Limits to Depth Efficiencies of Self-Attention

Part of Advances in Neural Information Processing Systems 33 (NeurIPS 2020)

AuthorFeedback Bibtex MetaReview Paper Review Supplemental

Authors

Yoav Levine, Noam Wies, Or Sharir, Hofit Bata, Amnon Shashua

Abstract

Self-attention architectures, which are rapidly pushing the frontier in natural language processing, demonstrate a surprising depth-inefficient behavior: Empirical signals indicate that increasing the internal representation (network width) is just as useful as increasing the number of self-attention layers (network depth). In this paper, we theoretically study the interplay between depth and width in self-attention. We shed light on the root of the above phenomenon, and establish two distinct parameter regimes of depth efficiency and inefficiency in self-attention. We invalidate the seemingly plausible hypothesis by which widening is as effective as deepening for self-attention, and show that in fact stacking self-attention layers is so effective that it quickly saturates a capacity of the network width.

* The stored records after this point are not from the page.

template <int NWM, int NWN, int TM, int TN, bool TR>
__global__ __launch_bounds__(64 * NWM * NWN, 2) void igemm_psc_kernel(const ldmk_igemm_args p, const int splitk, float* __restrict__ ws, const int nfast) {
  constexpr int PL = 2, NS = 3;
  constexpr int NW = NWM * NWN;
  constexpr int BM = 32 * TM * NWM, BN = 32 * TN * NWN;
  constexpr int FA = BM / 32, FB = BN / 32, U = FA + FB;
  constexpr int UHI = (U + NW - 1) / NW, ULO = U / NW;
  constexpr int AI = (FA + NW - 1) / NW;
  constexpr int UB = PL * 1024;
  constexpr int STAGE = U * UB;
  static_assert(18 % NS == 0 && PL * UHI * (NS - 1) <= 63, "ring / vmcnt");
  extern __shared__ __attribute__((aligned(1024))) unsigned char smem_ps[];

  const int tid = threadIdx.x, lane = tid & 63, wave = __builtin_amdgcn_readfirstlane(tid >> 6);
  const int l31 = lane & 31, half = lane >> 5;
  const int wm = wave / NWN, wn = wave - wm * NWN;
  const int tiles_m = (p.M + BM - 1) / BM;
  const int tiles_n = (p.N + BN - 1) / BN;
  const int bid = xcd_remap(blockIdx.x, tiles_m * tiles_n);
  const int m0 = (nfast & 1) ? (bid / tiles_n) * BM : (bid % tiles_m) * BM;
  const int n0 = (nfast & 1) ? (bid % tiles_n) * BN : (bid / tiles_m) * BN;
  const int ks = blockIdx.y;

  const int C = p.c0;
  const int nc32 = C / 32;
  const int c_per = (nc32 + splitk - 1) / splitk;
  const int c_begin = ks * c_per;
  const int c_end = min(nc32, c_begin + c_per);
  const int Kb_in = C / 16, Kb_w = p.K / 16;
  const int Nb = p.N / 32;
  const long long samples = ((long long)p.M + p.rows_per_sample - 1) / p.rows_per_sample;
  const unsigned Mb_in = (unsigned)((samples * p.in_h * p.in_w + 31) / 32);
  const u32x4 rs_a = buffer_rsrc(p.a_ps, Mb_in * (unsigned)Kb_in * (unsigned)UB);
  const u32x4 rs_b = buffer_rsrc(p.w_ps, (unsigned)Nb * (unsigned)Kb_w * (unsigned)UB);

  unsigned toff[AI][9];
#pragma unroll
  for (int i = 0; i < AI; ++i) {
    const int u = wave + NW * i;
    const int row = m0 + 32 * u + l31;
    const bool rok = u < FA && row < p.M;
    const int rr = rok ? row : 0;
    const int n = rr / p.rows_per_sample, rem = rr - n * p.rows_per_sample;
    const int oy = rem / p.out_w, ox = rem - oy * p.out_w;
#pragma unroll
    for (int t = 0; t < 9; ++t) {
      const int iy = oy * p.stride + t / 3 - p.pad_lo, ix = ox * p.stride + t % 3 - p.pad_lo;
      const bool ok = rok && iy >= 0 && iy < p.in_h && ix >= 0 && ix < p.in_w;
      const unsigned q = (unsigned)((n * p.in_h + iy) * p.in_w + ix);
      toff[i][t] = ok ? (q >> 5) * (unsigned)Kb_in * (unsigned)UB + ((unsigned)half * 32u + (q & 31u)) * 16u : PS_OOB;
    }
  }
  unsigned ubase[UHI];
#pragma unroll
  for (int i = 0; i < UHI; ++i) {
    const int u = wave + NW * i;
    const int blk = n0 / 32 + (u - FA);
    ubase[i] = (u >= FA && u < U && blk < Nb) ? (unsigned)blk * (unsigned)Kb_w * (unsigned)UB + (unsigned)(18 * c_begin) * (unsigned)UB : PS_OOB;
  }
  const unsigned lane16 = lane * 16;
  const unsigned lds0 = (unsigned)(size_t)smem_ps;
// ... 80 lines not shown
  const int k0 = kc * 64 + o * 8;
  if (k0 >= C) return;
  float4 v0 = make_float4(0.f, 0.f, 0.f, 0.f), v1 = v0;
  if (row < rows) {
    const float* src = k0 < c0 ? x0 + row * c0 + k0 : x1 + row * c1 + (k0 - c0);
    const float4 a = *reinterpret_cast<const float4*>(src), b = *reinterpret_cast<const float4*>(src + 4);
    const float* cf = coef + ((row / hw) * 2) * C + k0;
    const float4 s0 = *reinterpret_cast<const float4*>(cf), s1 = *reinterpret_cast<const float4*>(cf + 4);
    const float4 h0 = *reinterpret_cast<const float4*>(cf + C), h1 = *reinterpret_cast<const float4*>(cf + C + 4);
    v0 = make_float4(fmaf(a.x, s0.x, h0.x), fmaf(a.y, s0.y, h0.y), fmaf(a.z, s0.z, h0.z), fmaf(a.w, s0.w, h0.w));
    v1 = make_float4(fmaf(b.x, s1.x, h1.x), fmaf(b.y, s1.y, h1.y), fmaf(b.z, s1.z, h1.z), fmaf(b.w, s1.w, h1.w));
    if (silu) {
      v0 = make_float4(silu_f(v0.x), silu_f(v0.y), silu_f(v0.z), silu_f(v0.w));
      v1 = make_float4(silu_f(v1.x), silu_f(v1.y), silu_f(v1.z), silu_f(v1.w));
    }
    if (h2_out_of_range(v0) || h2_out_of_range(v1)) *range_flag = 1;
  }
  unsigned char* d = dst + ((long long)rb * (C / 16) + (k0 >> 4)) * 2048 + ((o & 1) * 32 + r) * 16;
  f16x4 a0, l0, a1, l1;
  split2h(scaled_sat(v0), a0, l0);
  split2h(scaled_sat(v1), a1, l1);
  *reinterpret_cast<f16x8*>(d) = f16x8{a0[0], a0[1], a0[2], a0[3], a1[0], a1[1], a1[2], a1[3]};
  *reinterpret_cast<f16x8*>(d + 1024) = f16x8{l0[0], l0[1], l0[2], l0[3], l1[0], l1[1], l1[2], l1[3]};
}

Specifically, we pinpoint a ``depth threshold" that is logarithmic in the network width: for networks of depth that is below the threshold, we establish a double-exponential depth-efficiency of the self-attention operation, while for depths over the threshold we show that depth-inefficiency kicks in. Our predictions accord with existing empirical ablations, and we further demonstrate the two depth-(in)efficiency regimes experimentally for common network depths of 6, 12, and 24. By identifying network width as a limiting factor, our analysis indicates that solutions for dramatically increasing the width can facilitate the next leap in self-attention expressivity.